# Partage de fichier iCloud



## defrance_a (5 Février 2021)

Bonjour à tous,

Les liens publics générés par iCloud pour partager des fichiers ne fonctionnent plus, il faut maintenant impérativement un identifiant iCloud pour y accéder ; s'agit-il d'un bug ou d'une nouvelle restriction ?


----------



## LS Zaitsev (11 Janvier 2022)

Bonjour,
Je remonte ce fil sans réponse, car j'ai le même souci. J'ai testé 2 fonctions :

la fonction collaborative de Pages
le partage d'un dossier iCloud Drive

Dans les 2 cas, mon correspondant doit avoir un identifiant Apple. Autant dire que ça limite sévèrement les possibilités... Bizarrement, je ne trouve rien sur internet, j'obtiens surtout des résultats pour le "partage familial", fonction qui n'a rien à voir.
Je ne pense pas que cela soit un "bug", mais une limitation, hélas habituelle chez Apple.
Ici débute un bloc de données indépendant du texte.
static int stage_a0(mc_handle *h, McCtx &c, hipStream_t st, const uint8_t *reads, int64_t at, int64_t n, hipEvent_t e0, hipEvent_t e1)
{
    const int L = h->read_len, FP = h->FP;
    uint8_t *frames = c.d_frames + at * 6 * FP;
    HIPCK(hipEventRecord(e0, st));
    const size_t lds_rest = (size_t)MC_TS_NLNF(FP) * 8 + (size_t)MC_TS_THREADS * MC_TS_STRIDE(FP);
    const size_t lds_staged = (size_t)MC_TS_STAGE(L) + lds_rest, lds_direct = (size_t)MC_TS_STAGE(0) + lds_rest;
    static const int ts_force = getenv("MC_TS_STAGED") ? atoi(getenv("MC_TS_STAGED")) : -1;
    const size_t cu_lds = 160 * 1024 - 1024;
    const bool staged = ts_force >= 0 ? ts_force != 0 : cu_lds / lds_staged >= cu_lds / lds_direct;
    const size_t lds = staged ? lds_staged : lds_direct;
    c.ts_staged = staged ? 1 : 0;
    const unsigned ts_blocks = (unsigned)((n + MC_TS_READS - 1) / MC_TS_READS);
    if (staged) {
        if (lds > 48 * 1024) HIPCK(hipFuncSetAttribute((const void *)k_translate_seg<true>, hipFuncAttributeMaxDynamicSharedMemorySize, (int)lds));
        k_translate_seg<true><<<dim3(ts_blocks), dim3(MC_TS_THREADS), lds, st>>>(h->d_T, reads, L, n, frames, FP, h->d_segtab);
    } else {
        if (lds > 48 * 1024) HIPCK(hipFuncSetAttribute((const void *)k_translate_seg<false>, hipFuncAttributeMaxDynamicSharedMemorySize, (int)lds));
        k_translate_seg<false><<<dim3(ts_blocks), dim3(MC_TS_THREADS), lds, st>>>(h->d_T, reads, L, n, frames, FP, h->d_segtab);
// ... 3 lines not shown
}

static int stage_a(mc_handle *h, McCtx &c, int64_t covered)
{
    const int64_t n = c.n;
    const int L = h->read_len, FP = h->FP;
    hipStream_t st = c.stream;
    McIndex X = dev_index(h);
    c.ntasks = c.ngaps = c.gpad = c.nh = c.nheads = c.nrows = c.nbest = c.nsegs = 0;
    HIPCK(hipMemsetAsync(c.d_counters, 0, sizeof(uint32_t) * C_N, st));
    HIPCK(hipMemsetAsync(c.d_stats, 0, sizeof(unsigned long long) * S_N, st));
    if (h->best_only) HIPCK(hipMemsetAsync(c.d_cand, 0, (size_t)n, st));
    HIPCK(hipMemsetAsync(c.d_low, 0, (size_t)n, st));
    c.own_a0 = covered < n;
    if (!c.own_a0) HIPCK(hipEventRecord(c.ev[1], st));
    else if (stage_a0(h, c, st, c.reads + covered * L, covered, n - covered, c.ev[0], c.ev[1])) return -1;
    if (exp_timing_dump(h, c, 'a')) return -1;
    const int64_t threads = n * 6;
    if (h->fast_enum) {
        const bool enq = !h->count_traffic;
        const size_t per_wave = enq ? MC_ENQ_WAVE_LDS(FP, L) : sizeof(McEnWave) + MC_EN_WAVE_LDS(FP, L);
        int waves = 0, bpc = 1;
        {
            static const int shapes_q[][2] = {{8, 2}, {4, 4}, {16, 1}, {12, 1}, {4, 3}, {8, 1}, {4, 2}, {4, 1}};
            static const int shapes_c[][2] = {{12, 2}, {8, 3}, {4, 6}, {4, 5}, {16, 1}, {8, 2}, {4, 4}, {12, 1}, {4, 3}, {8, 1}, {4, 2}, {4, 1}};
            if (enq) { for (const auto &sh : shapes_q) if (!waves && (size_t)sh[1] * (64 + sh[0] * per_wave) <= 160 * 1024) { waves = sh[0]; bpc = sh[1]; } }
            else for (const auto &sh : shapes_c) if (!waves && (size_t)sh[1] * (64 + sh[0] * per_wave) <= 160 * 1024) { waves = sh[0]; bpc = sh[1]; }
        }
        if (!waves) { g_err = "reads too long for the seed kernel's LDS layout"; return -1; }
        const size_t lds2 = 64 + waves * per_wave;
#define MC_LAUNCH_EN(KERNEL, WV)                                                                                                                   \
// ... 193 lines not shown
    McResults R(true, &h->split_rows);
    R.tot.range_splits = 1;
    int64_t off = 0, step = std::max<int64_t>(1, count / 2);
    while (off < count) {
        const int64_t nb = std::min<int64_t>(step, count - off);
        rc = run_range_once(h, first + off, nb, first_read_id + off);
        if (rc == -2 && nb > 1) { step = std::max<int64_t>(1, nb / 2); R.tot.range_splits++; continue; }
        if (rc) return rc;
        R.take(h);
        off += nb;
    }
    h->res_rows = R.rows.data(); h->n_res_rows = (int64_t)R.rows.size(); h->best.swap(R.best); h->best_from = nullptr; h->stats = R.tot;
    return 0;
}

static int range_begin(mc_handle *h, McCtx &c, int64_t first, int64_t count, int64_t first_read_id)
{
    if (ensure_capacity(h, c, count)) return -1;
    c.reads = h->reads_dev + first * h->read_len; c.n = count; c.first_read_id = first_read_id; c.first = first;
    const int64_t covered = mc_ahead_take(h->ahead, ahead_key(h, first, count));
    if (h->ahead_wait) { HIPCK(hipStreamWaitEvent(c.stream, h->ahead_ev[h->ahead_p][1], 0)); h->ahead_wait = false; }
    c.ahead_from = covered ? h->ahead_p : -1;
    if (covered) { h->ahead_used++; h->ahead_p ^= 1; }
    const int rc = stage_a(h, c, covered);
    if (rc) { (void)hipStreamSynchronize(c.stream); return rc; }
    c.busy = true;
    return 0;
}

static int ahead_issue(mc_handle *h, McCtx &c, int64_t first, int64_t count)
{
    if (count <= 0 || count > c.cap_reads || h->read_len > c.pool_len || first < 0 || first + count > h->nreads || !h->reads_dev) return 0;
    ahead_drop(h);
    HIPCK(hipStreamWaitEvent(h->ahead_stream, c.ev[4], 0));
    h->ahead_wait = true;
    if (stage_a0(h, c, h->ahead_stream, h->reads_dev + first * h->read_len, 0, count, h->ahead_ev[h->ahead_p][0], h->ahead_ev[h->ahead_p][1])) { ahead_drop(h); return -1; }
    mc_ahead_offer(h->ahead, ahead_key(h, first, count));
    return 0;
}

static void best_materialize(mc_handle *h)
{
    McCtx *c = h->best_from;
    if (!c) return;
    h->best_from = nullptr;
    const uint32_t nb = h->best_count;
    std::sort(c->h_best.get(), c->h_best + nb, [](const McBestHit &x, const McBestHit &y) { return x.read < y.read; });
    h->best.resize(nb);
    for (uint32_t i = 0; i < nb; i++) { const McBestHit &x = c->h_best[i]; mc_best_hit &o = h->best[i]; o.read = x.read; o.family = x.family; o.aln = x.aln; o.target_len = x.target_len; o.bits = x.bits; }
}

static int range_end(mc_handle *h, McCtx &c, int64_t next_first = 0, int64_t next_count = 0)
{
    c.busy = false;
    h->cls_results = false;
    memset(&h->stats, 0, sizeof h->stats);
    h->res_rows = nullptr; h->n_res_rows = 0; h->best.clear(); h->best_from = nullptr;
    h->stats.reads = c.n;
    int rc = stage_wait(c);
    if (rc == 0) rc = stage_b(h, c);
    if (rc == 0 && MC_AHEAD_ON) rc = ahead_issue(h, c, next_first, next_count);
    if (rc == 0 && (rc = stage_wait(c)) == 0 && (rc = stage_c(h, c)) == 0) rc = stage_d(h, c);
    if (rc == 0) rc = stage_wait(c);
    if (rc == 0 && c.h_c[C_OVERFLOW]) { g_err = "row buffer overflow"; rc = -2; }
    if (rc) { (void)hipStreamSynchronize(c.stream); ahead_drop(h); return rc; }
    h->pin_cur ^= 1;
    c.nrows = (c.nh && !h->best_only) ? c.h_c[C_ROWS] : 0u; c.nsegs = c.h_c[C_SEGS]; c.nbest = c.h_c[C_BEST];
    const bool abund = h->ab.active() && !h->best_only;
    if (abund && h->ab.launch(c.d_rows, std::min(c.nrows, c.cap_rows), c.stream)) return -1;
    if ((size_t)c.nrows > h->pin_slot_cap[h->pin_cur] && !rows_stay(h)) {
        (void)hipStreamSynchronize(h->rows_stream);
        const size_t want = (size_t)c.nrows + c.nrows / 4 + 1024;
        McPin<mc_row> nb, ob;
        if (nb.alloc(want)) { g_err = "out of pinned host memory for the rows"; return -1; }
        h->pin_slot[h->pin_cur] = std::move(nb); h->pin_slot_cap[h->pin_cur] = want;
        const int other = h->pin_cur ^ 1;
        if (h->pin_slot_cap[other] < want && ob.alloc(want) == 0) { h->pin_slot[other] = std::move(ob); h->pin_slot_cap[other] = want; }
    }
    rc = stage_e(h, c);
    if (rc) { (void)hipStreamSynchronize(c.stream); (void)hipStreamSynchronize(h->rows_stream); return rc; }
    if (c.nrows && !rows_stay(h)) { HIPCK(hipEventRecord(h->ev_rows, h->rows_stream)); h->rows_pending = true; h->rows_ever = true; }
    if ((rc = stage_wait(c)) != 0) return rc;
    if (abund) h->ab.range_done(c.n);
    h->res_rows = rows_stay(h) ? nullptr : (const mc_row *)h->pin_slot[h->pin_cur]; h->n_res_rows = rows_stay(h) ? 0 : (int64_t)c.nrows;
    h->best_from = &c; h->best_count = c.nbest;
#ifdef MC_EXP_TIMING
    { const char *nm[6] = {"staging/other", "append", "lookup", "push", "setup", "expand"}; for (int k = 0; k < 6; k++) fprintf(stderr, "timing %-14s %8.3f Mcycles/wave-avg  %10llu entries\n", nm[k], (double)c.h_stats[4 + k] / 4096.0 / 1e6, c.h_stats[10 + k]); }
#endif
    h->stats.bucket_lookups += (int64_t)c.h_stats[S_LOOKUPS]; h->stats.key_probes += (int64_t)c.h_stats[S_KEYPROBES]; h->stats.seed_tasks += (int64_t)c.h_stats[S_TASKS];
    h->stats.seed_exact_asks += (int64_t)c.h_stats[S_EXACT]; h->stats.seed_wild_asks += (int64_t)c.h_stats[S_WILD]; h->stats.seed_pair_asks += (int64_t)c.h_stats[S_PAIRS]; h->stats.seed_probes += (int64_t)c.h_stats[S_PROBES];
    h->stats.gap_tasks += c.ngaps - c.gpad; h->stats.hsps += c.nh_all; h->stats.rows += c.nrows; h->stats.reads_with_rows += c.nsegs;
    const float ms_tr = (c.own_a0 ? ev_ms(c.ev[0], c.ev[1]) : 0.0f) + (c.ahead_from >= 0 ? ev_ms(h->ahead_ev[c.ahead_from][0], h->ahead_ev[c.ahead_from][1]) : 0.0f);
    h->stats.ms_translate += ms_tr; h->stats.ms_seed += ev_ms(c.ev[1], c.ev[2]); h->stats.ms_eval += ev_ms(c.ev[2], c.ev[3]);
    h->stats.ms_gapped += ev_ms(c.ev[3], c.ev[4]); h->stats.ms_sort += ev_ms(c.ev[4], c.ev[5]); h->stats.ms_finish += ev_ms(c.ev[5], c.ev[6]); h->stats.ms_total += ms_tr + ev_ms(c.ev[1], c.ev[6]);
    h->stats.classified = (int64_t)c.nbest;
    return 0;
}

static int range_check(mc_handle *h, int64_t first, int64_t count)
{
    if (!h || !h->run_set) { g_err = "mc_set_run() must be called first"; return -1; }
    if (first < 0 || count < 0 || first + count > h->nreads) { g_err = "range outside the resident read set"; return -1; }
    if (count > (1 << 21) - 1) { g_err = "batch larger than 2097151 reads"; return -1; }
    HIPCK(hipSetDevice(h->device));
    return 0;
}

static int run_range_once(mc_handle *h, int64_t first, int64_t count, int64_t first_read_id)
{
    if (range_check(h, first, count)) return -1;
    if (count == 0) { memset(&h->stats, 0, sizeof h->stats); h->res_rows = nullptr; h->n_res_rows = 0; h->best.clear(); h->best_from = nullptr; return 0; }
    McCtx &c = h->ctx;
    const int rc = range_begin(h, c, first, count, first_read_id);
    if (rc) return rc;
    return range_end(h, c);
}

extern "C" int mc_range_begin(mc_handle *h, int64_t first, int64_t count, int64_t first_read_id)
{
    if (range_check(h, first, count)) return -1;
    if (count <= 0) { g_err = "mc_range_begin: an empty range"; return -1; }
    if (h->pipe_nout) { g_err = "mc_range_begin: a range is in flight already (mc_range_end first)"; return -1; }
    const int rc = range_begin(h, h->ctx, first, count, first_read_id);
    if (rc) return rc;
    h->pipe_nout = 1;
    return 0;
}

static int range_end_next(mc_handle *h, int64_t first, int64_t count, bool predict)
{
    if (predict) count = mc_ahead_predict(h->ctx.first, h->ctx.n, h->nreads, &first);
    return range_end(h, h->ctx, first, count);
}

extern "C" int64_t mc_ranges_translated_ahead(const mc_handle *h) { return h ? h->ahead_used : 0; }

extern "C" int mc_range_end(mc_handle *h)
{
    if (!h) { g_err = "null handle"; return -1; }
    if (h->pipe_nout == 0) { g_err = "mc_range_end: no range in flight"; return -1; }
    HIPCK(hipSetDevice(h->device));
    h->pipe_nout = 0;
    return range_end_next(h, 0, 0, true);
}

extern "C" int mc_ranges_in_flight(const mc_handle *h) { return h ? h->pipe_nout : 0; }

extern "C" int64_t mc_debug_stage(mc_handle *h, int what, void *dst, int64_t cap_bytes, int32_t *record_bytes)
{
    if (!h || !h->run_set || what < 0 || what > 5) { g_err = "mc_debug_stage: bad argument"; return -1; }
    if (h->pipe_nout) { g_err = "mc_debug_stage: ranges are in flight"; return -1; }
    HIPCK(hipSetDevice(h->device));
    ahead_drop(h);
    const McCtx &c = h->ctx;
    if (what == 4) {
        if (!c.h_c) { g_err = "mc_debug_stage: no range has run"; return -1; }
        const uint32_t v[3] = {c.h_c[C_ITEMS], c.h_c[C_RETRY], c.h_c[C_RETRY2]};
        if (record_bytes) *record_bytes = (int32_t)sizeof(uint32_t);
// ... 79 lines not shown
            cv.notify_all();
            if (rc <= 0) return;
        }
    });
    h->all_rows.clear();
    if (h->keep_rows && expect_reads > 0) h->all_rows.reserve((size_t)expect_reads * 2 + 1024);
    McResults R(h->keep_rows, &h->all_rows);
    const uint8_t *saved_reads = h->reads_dev; const int64_t saved_n = h->nreads;
    bool pending = false;
    auto collect = [&]() { if (pending) { pending = false; R.take(h); } };
    auto release = [&](int k) { std::unique_lock<std::mutex> lk(mu); slot[k].state = 0; cv.notify_all(); };
    auto reads_at = [&](int k) { reads_change(h); h->reads_dev = slot[k].dev; h->nreads = slot[k].n; };
    auto end_batch = [&](int k, int next) -> int {
        if (next >= 0) reads_at(next);
        h->pipe_nout = 0;
        int r = range_end_next(h, 0, next >= 0 ? slot[next].n : 0, false);
        if (r == -2) { reads_at(k); r = mc_run_range(h, 0, slot[k].n, first_read_id + slot[k].first); if (next >= 0) reads_at(next); }
        if (r) return r;
        pending = true;
        release(k);
        return 0;
    };
    int rc = 0, flying = -1;
    for (int k = 0;; k ^= 1) {
        {
            bool ready;
            { std::unique_lock<std::mutex> lk(mu); ready = slot[k].state != 0; }
            if (!ready && flying >= 0) { if ((rc = end_batch(flying, -1)) != 0) break; flying = -1; collect(); }
        }
        { std::unique_lock<std::mutex> lk(mu); cv.wait(lk, [&] { return slot[k].state != 0; }); }
        if (slot[k].state == 2) { if (slot[k].rc < 0) { rc = (int)slot[k].rc; if (!up_err.empty()) g_err = up_err; } break; }
        if (flying >= 0) { if ((rc = end_batch(flying, k)) != 0) break; flying = -1; }
        else reads_at(k);
        if ((rc = mc_range_begin(h, 0, slot[k].n, first_read_id + slot[k].first)) != 0) break;
        flying = k;
        collect();
    }
    if (rc == 0 && flying >= 0) { rc = end_batch(flying, -1); flying = -1; }
    if (rc == 0) collect();
    if (h->pipe_nout) { h->pipe_nout = 0; (void)range_end(h, h->ctx); }
    ahead_drop(h);
    { std::unique_lock<std::mutex> lk(mu); abort_up = true; cv.notify_all(); }
    uploader.join();
    reads_change(h);
    h->reads_dev = saved_reads; h->nreads = saved_n;
    if (rc) return rc;
    h->res_rows = R.rows.data(); h->n_res_rows = (int64_t)R.rows.size(); h->best.swap(R.best); h->best_from = nullptr; h->stats = R.tot;
    return 0;
}
// ... 103 lines not shown
        if (e == hipSuccess && pars) e = hipMemcpy(h->d_P, &h->hP, sizeof(McClassPars), hipMemcpyHostToDevice);
        if (rc == 0 && e != hipSuccess) { g_err = std::string("restoring the run's tables: ") + hipGetErrorString(e); rc = -1; }
        return rc;
    }
};

template <class BlockOf> static int run_pieces(mc_handle *h, McLenBorrow &len, const std::vector<McPiece> &pieces, BlockOf block_of, const McClassPars *pars, McResults &R)
{
    auto same_bin = [](const McPiece &a, const McPiece &b) { return a.tag == b.tag && a.L == b.L && a.bin_first == b.bin_first && a.bin_n == b.bin_n; };
    auto begin = [&](const McPiece &q, const McPiece *before) -> int {
        if (!before || !same_bin(*before, q)) {
            if (len.use(q.L, pars ? pars + q.tag : nullptr)) return -1;
            reads_change(h);
            h->reads_dev = block_of(q); h->nreads = q.bin_n;
        }
        return mc_range_begin(h, q.first, q.n, q.bin_first + q.first);
    };
    int rc = pieces.empty() ? 0 : begin(pieces[0], nullptr);
    for (size_t j = 0; rc == 0 && j < pieces.size(); j++) {
        const McPiece &q = pieces[j];
        const McPiece *nx = j + 1 < pieces.size() ? &pieces[j + 1] : nullptr;
        const bool ahead = nx && same_bin(q, *nx);
        h->pipe_nout = 0;
        rc = range_end_next(h, ahead ? nx->first : 0, ahead ? nx->n : 0, false);
        if (rc == -2) rc = mc_run_range(h, q.first, q.n, q.bin_first + q.first);
        if (rc) break;
        if (nx && (rc = begin(*nx, &q)) != 0) break;
        R.take(h, q.tag);
    }
    if (h->pipe_nout) { h->pipe_nout = 0; (void)range_end(h, h->ctx); }
    ahead_drop(h);
    return rc;
}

PS : J'ai trouvé la réponse dans l'aide Apple :





L'ajout de cette fonction en grande pompe est en fait un non-événement, car elle ne change pas la politique habituelle d'Apple, qui consiste à proposer un écosystème fermé. Donc, c'est bien pour la famille si tout le monde est équipé Apple. Au-delà, c'est inutilisable pour les vrais échanges et le travail. Voilà comment Apple s'évince elle-même du monde pro...


----------



## MrTom (13 Janvier 2022)

Hello,

Je partage régulièrement des fichiers individuellement et je n’ai pas de problème. Je n’ai pas essayé avec des dossiers par contre.


----------



## LS Zaitsev (14 Janvier 2022)

Nous n'évoquions pas un problème, mais une restriction.
Pour vérifier et après la demande de defrance_a, j'ai testé moi-même (Big Sur) : le destinataire se voit demander un identifiant Apple, ou d'en créer un s'il en a pas. Avouons que c'est castrateur, quand on connait la souplesse du partage chez d'autres fournisseurs de services cloud.


----------